(WORK ORDER) Take the lines below beginning at the line that has "if ((live_rows == nullptr)" and stopping after the line that has "if (reinterpret_cast<uintptr_t>(workspace) &", and print them exactly as they are, with no other lines.

(EXTRACTED INFORMATION)
int s2vt_teacher_forced_fwd_live(const s2vt_dims* d, const s2vt_params* p, const float* video, int32_t B, int32_t N,
                                 const int32_t* caption, int32_t caption_steps, const int32_t* live_rows, int32_t n_live, float keep,
                                 uint64_t seed, const int32_t* video_id, const int32_t* sample_id, float* logits, void* workspace,
                                 size_t workspace_bytes, const void* sampler_workspace, size_t sampler_workspace_bytes,
                                 int32_t sampler_rows, s2vt_stream stream)
{
    if ((live_rows == nullptr) != (n_live == 0) || n_live < 0) return S2VT_E_BADARG;
    if (!dims_ok_res(d) || !params_ok(p) || !video || !caption || !logits || !workspace || B <= 0 || N <= 0 || N % B)
        return S2VT_E_BADARG;
    if (!(keep > 0.0f) || (keep < 1.0f && (!video_id || !sample_id))) return S2VT_E_BADARG;
    if (reinterpret_cast<uintptr_t>(workspace) & 255u) return S2VT_E_ALIGN;
    if (chain_fault()) return S2VT_E_CHAIN_TIMEOUT;
    if (caption_steps < 1 || caption_steps > d->n_caption_lstm_step) return S2VT_E_BADARG;
    if (live_rows && (n_live > caption_steps * N || ((d->lstm_dim | d->word_dim) & 3))) return S2VT_E_BADARG;
    const int H = d->lstm_dim, E = d->word_dim, V = d->n_words, Tv = d->n_video_lstm_step, Tc = caption_steps;
    const int T = Tv + Tc;
    Carver c(workspace, workspace_bytes);
    TrainWs w;
    carve_train(c, d, B, N, &w);
    if (!c.ok()) return S2VT_E_WORKSPACE;
    hipStream_t st = S(stream);

    HIP_TRY(launch_prep_caption(caption, w.prev, w.tgt, N, d->n_caption_lstm_step, st));
    {
        const int rc = unroll_front(d, p, video, B, N, T, keep, seed, video_id, sample_id, w, sampler_workspace, sampler_workspace_bytes,
                                    sampler_rows, stream);
        if (rc != S2VT_OK) return rc;
    }
    const size_t NH = (size_t)N * H;
    NoiseIds ids{video_id, sample_id, seed};
    {
        if (!live_rows) {
            ASeg sd[2] = {make_seg(w.O1 + (size_t)Tv * NH, H, H, 0), make_seg(p->Wemb, E, E, H, 0, w.prev)};
            HIP_TRY(store_call(sd, 2, p->lstm2_W, 4 * H, nullptr, w.G2 + (size_t)Tv * 4 * NH, 4 * H, Tc * N, 4 * H, 0, -1, st));
        } else {
            HIP_TRY(launch_gather_i32(w.prev, live_rows, n_live, w.prevp, st));
            ASeg sd[2] = {make_seg(w.O1 + (size_t)Tv * NH, H, H, 0, 0, live_rows), make_seg(p->Wemb, E, E, H, 0, w.prevp)};
            HIP_TRY(store_call(sd, 2, p->lstm2_W, 4 * H, nullptr, w.dZ2p, 4 * H, n_live, 4 * H, 0, -1, st));
            float* const dec = w.G2 + (size_t)Tv * 4 * NH;
            ZeroList z;
            z.add(dec, (size_t)Tc * N * 4 * H * 4);
            if (live_rows && Tc <= 128 && chain_live_capable(N, H)) z.add(w.C2 + (size_t)(Tv + 1) * NH, (size_t)Tc * NH * 4);
            HIP_TRY(launch_zero_regions(z, st));
            HIP_TRY(launch_scatter_rows(w.dZ2p, 4 * H, live_rows, n_live, 4 * H, dec, 4 * H, st));
        }
    }
    const bool rec_live = live_rows && Tc <= 128 && chain_live_capable(N, H);
    if (live_rows && Tc <= 128 && N <= 1024) HIP_TRY(launch_row_order(live_rows, n_live, N, Tv, Tc, w.perm, w.nlive, st));
    HIP_TRY(lstm_recurrence(p->lstm2_W, H + E, p->lstm2_b, w.G2, (size_t)4 * NH, 4 * H, T, w.C2, w.H2, NH, w.G2, (size_t)4 * NH,
                            w.O2, NH, N, H, T, keep, ids, 512u, w.chain_abuf, w.chain_sync, st, rec_live ? w.perm : nullptr,
                            rec_live ? w.nlive : nullptr));
    if (is_residual(d)) HIP_TRY(launch_add_inplace(w.O2 + (size_t)Tv * NH, w.O1 + (size_t)Tv * NH, (size_t)Tc * NH, st));
    ASeg so = make_seg(w.O2 + (size_t)Tv * NH, H, H, 0, 0, live_rows);
    HIP_TRY(store_call(&so, 1, p->embed_word_W, V, p->embed_word_b, logits, V, live_rows ? n_live : Tc * N, V, 0, -1, st));
    return S2VT_OK;
}

size_t s2vt_scheduled_scratch_bytes(const s2vt_dims* d, int32_t N)
{
    if (!dims_ok(d) || N <= 0) return 0;
    Carver c(nullptr, 0);
    return carve_sched(c, d, N, nullptr);
}

int s2vt_scheduled_fwd(const s2vt_dims* d, const s2vt_params* p, const float* video, int32_t B, int32_t N, const int32_t* caption, float p_gt,
                       uint64_t coin_seed, float loss_weight, float keep, uint64_t seed, const int32_t* video_id, const int32_t* sample_id,
                       float* logits_out, int32_t* generated, int32_t* fed, float* mask, float* coef_tm, int32_t* target_tm, float* mask_sum,
                       float* mask_sum_copy, void* workspace, size_t workspace_bytes, void* scratch, size_t scratch_bytes, s2vt_stream stream)
{
    if (!dims_ok(d) || !params_ok(p) || !video || !caption || !video_id || !sample_id || !logits_out || !generated || !fed || !mask || !coef_tm ||
        !target_tm || !workspace || !scratch || B <= 0 || N <= 0 || N % B)
        return S2VT_E_BADARG;
    if (!(p_gt >= 0.0f && p_gt <= 1.0f) || !(keep > 0.0f)) return S2VT_E_BADARG;
    if ((reinterpret_cast<uintptr_t>(workspace) | reinterpret_cast<uintptr_t>(scratch)) & 255u) return S2VT_E_ALIGN;
    if (chain_fault()) return S2VT_E_CHAIN_TIMEOUT;
    const int H = d->lstm_dim, E = d->word_dim, V = d->n_words, Tv = d->n_video_lstm_step, Tc = d->n_caption_lstm_step;
    Carver c(workspace, workspace_bytes);
    TrainWs w;
    carve_train(c, d, B, N, &w);
    Carver cs(scratch, scratch_bytes);
    SchedScratch x;
    carve_sched(cs, d, N, &x);
    if (!c.ok() || !cs.ok()) return S2VT_E_WORKSPACE;
    hipStream_t st = S(stream);
    SchedDecode s{p, w, x, N, H, E, V, Tv, Tc, keep, NoiseIds{video_id, sample_id, seed}, st, caption, p_gt, loss_weight, coin_seed,
                  logits_out, generated, fed, mask, coef_tm, target_tm, (size_t)N * H};
    HIP_TRY(s.open());
    {
        const int rc = unroll_front(d, p, video, B, N, Tv + Tc, keep, seed, video_id, sample_id, w, nullptr, 0, 0, stream);
        if (rc != S2VT_OK) return rc;
    }
    HIP_TRY(s.decode_partials());
    HIP_TRY(s.encode());
    for (int t = 0; t < Tc; ++t) HIP_TRY(s.step(t));
    HIP_TRY(s.close(mask_sum, mask_sum_copy));
    return S2VT_OK;
}

int s2vt_caption_mask(const int32_t* ids, int32_t N, int32_t Tc, float* mask, int32_t* target_tm, float* mask_sum, float* mask_sum_copy, s2vt_stream stream)
{
    if (!ids || N <= 0 || Tc <= 0) return S2VT_E_BADARG;
    HIP_TRY(launch_caption_mask(ids, N, Tc, mask, target_tm, mask_sum, mask_sum_copy, S(stream)));
    return S2VT_OK;
}

int s2vt_pg_coef(const float* mask, const float* rewards, const float* baseline, float scale, int32_t N, int32_t Tc, float* coef_tm,
                 s2vt_stream stream)
{
    if (!mask || !coef_tm || N <= 0 || Tc <= 0) return S2VT_E_BADARG;
    HIP_TRY(launch_pg_coef(mask, rewards, baseline, scale, N, Tc, coef_tm, S(stream)));
    return S2VT_OK;
}

int s2vt_xe_prep(const float* mask, const int32_t* caption, int32_t N, int32_t Tc, float loss_weight, float n_global, int32_t q1, float* coef_tm,
                 int32_t* target_tm, float* mask_sum, s2vt_stream stream)
{
    if (!mask || !coef_tm || (target_tm && !caption) || N <= 0 || Tc <= 0 || Tc > 128 || !(n_global > 0.0f)) return S2VT_E_BADARG;
    HIP_TRY(launch_xe_prep(mask, caption, N, Tc, loss_weight, n_global, q1, coef_tm, target_tm, mask_sum, S(stream)));
    return S2VT_OK;
}

int s2vt_mixed_prep(const float* mask, const float* gt_mask, const float* rewards, const float* baseline, const int32_t* sampled,
                    const int32_t* gt_caption, int32_t Ns, int32_t B, int32_t Tc, double lambda_loss, float loss_weight, int32_t q1,
                    float smoothing, float n_global_b, float* coef_tm, float* smooth_tm, int32_t* caption_all, int32_t* target_tm, float* sums, s2vt_stream stream)
{
    if (!mask || !gt_mask || !rewards || !baseline || !sampled || !gt_caption || !coef_tm || !smooth_tm || !caption_all || !target_tm || !sums) return S2VT_E_BADARG;
    if (Ns <= 0 || B <= 0 || Tc <= 0 || Tc > 128 || !(n_global_b > 0.0f)) return S2VT_E_BADARG;
    HIP_TRY(launch_mixed_prep(mask, gt_mask, rewards, baseline, sampled, gt_caption, Ns, B, Tc, (float)(1.0 - lambda_loss), (float)lambda_loss,
                              loss_weight, q1, smoothing, n_global_b, coef_tm, smooth_tm, caption_all, target_tm, sums, S(stream)));
    return S2VT_OK;
}

int s2vt_mixed_loss(const float* coef, const float* nll, const int32_t* live_rows, int64_t R, int32_t N, int32_t Ns, float* out3, s2vt_stream stream)
{
    if (!coef || !nll || !out3 || R < 0 || R > 0x7fffffff || N <= 0 || Ns < 0 || Ns > N) return S2VT_E_BADARG;
    HIP_TRY(launch_mixed_loss(coef, nll, live_rows, (int)R, N, Ns, out3, S(stream)));
    return S2VT_OK;
}

int s2vt_gemm_nt_splitk(const float* A, int32_t lda, const float* Wt, int32_t ldw, float* C, int32_t ldc, int32_t M, int32_t N,
                        int32_t K, int32_t splits, int32_t tile_cfg, float* slabs, size_t slab_floats, s2vt_stream stream)
{
    if (!A || !Wt || !C || M < 0 || N <= 0 || K <= 0 || lda < K || ldw < K || ldc < N || splits < 0 || splits > 64) return S2VT_E_BADARG;
    if (M == 0) return S2VT_OK;
    hipStream_t st = S(stream);
    int s = splits == 0 ? dx_splits(M, N, K) : splits;
    if (s > 1 && (ldc != N || !slabs)) { if (splits) return S2VT_E_BADARG; s = 1; }
    if (s <= 1) { HIP_TRY(nn_bwd(A, lda, Wt, ldw, C, ldc, M, N, K, 1, 0, st, tile_cfg)); return S2VT_OK; }
    const size_t stride = (size_t)M * N;
    const int kper = ((K + s - 1) / s + BK - 1) / BK * BK, nslab = (K + kper - 1) / kper;
    if ((size_t)nslab * stride > slab_floats) return S2VT_E_WORKSPACE;
    HIP_TRY(nn_bwd(A, lda, Wt, ldw, slabs, N, M, N, K, s, stride, st, tile_cfg >= 0 ? tile_cfg : kSlabTileCfg));
    HIP_TRY(launch_sum_slabs(C, slabs, nslab, stride, stride, st));
    return S2VT_OK;
}

int s2vt_step_scalars(const float* coef, const float* nll, int64_t R, const float* mask_sum_local, const float* mask_sum_global, float* loss,
                      float* gscale, float* sumsq, s2vt_stream stream)
{
    if (R < 0 || ((coef == nullptr) != (nll == nullptr))) return S2VT_E_BADARG;
    HIP_TRY(launch_step_scalars(coef, nll, R, mask_sum_local, mask_sum_global, loss, gscale, sumsq, S(stream)));
    return S2VT_OK;
}

int s2vt_softmax_nll_fwd_bwd(float* logits, int32_t ld, int32_t R, int32_t V, const int32_t* target, const float* coef,
                             float smoothing, float* nll, float* lp_target, s2vt_stream stream)
{
    if (!logits || !target || !coef || R < 0 || V <= 0 || ld < V) return S2VT_E_BADARG;
    HIP_TRY(launch_softmax_nll(logits, ld, R, V, target, coef, smoothing, nll, lp_target, S(stream)));
    return S2VT_OK;
}

int s2vt_softmax_unshifted_argmax(const float* logits, int32_t ld, int32_t R, int32_t V, int32_t* ids, float* probs,
                                  s2vt_stream stream)
{
    if (!logits || !ids || R < 0 || V <= 0 || ld < V) return S2VT_E_BADARG;
    HIP_TRY(launch_softmax_unshifted_argmax(logits, ld, R, V, ids, probs, S(stream)));
    return S2VT_OK;
}

int s2vt_softmax_nll_fwd_bwd_rows(float* logits, int32_t ld, int32_t R, int32_t V, const int32_t* target, const float* coef,
                                  const float* smoothing_rows, float* nll, float* lp_target, s2vt_stream stream)
{
    if (!logits || !target || !coef || !smoothing_rows || R < 0 || V <= 0 || ld < V) return S2VT_E_BADARG;
    HIP_TRY(launch_softmax_nll(logits, ld, R, V, target, coef, 0.0f, nll, lp_target, S(stream), smoothing_rows));
    return S2VT_OK;
}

(SOLUTION)
    if ((live_rows == nullptr) != (n_live == 0) || n_live < 0) return S2VT_E_BADARG;
    if (!dims_ok_res(d) || !params_ok(p) || !video || !caption || !logits || !workspace || B <= 0 || N <= 0 || N % B)
        return S2VT_E_BADARG;
    if (!(keep > 0.0f) || (keep < 1.0f && (!video_id || !sample_id))) return S2VT_E_BADARG;
    if (reinterpret_cast<uintptr_t>(workspace) & 255u) return S2VT_E_ALIGN;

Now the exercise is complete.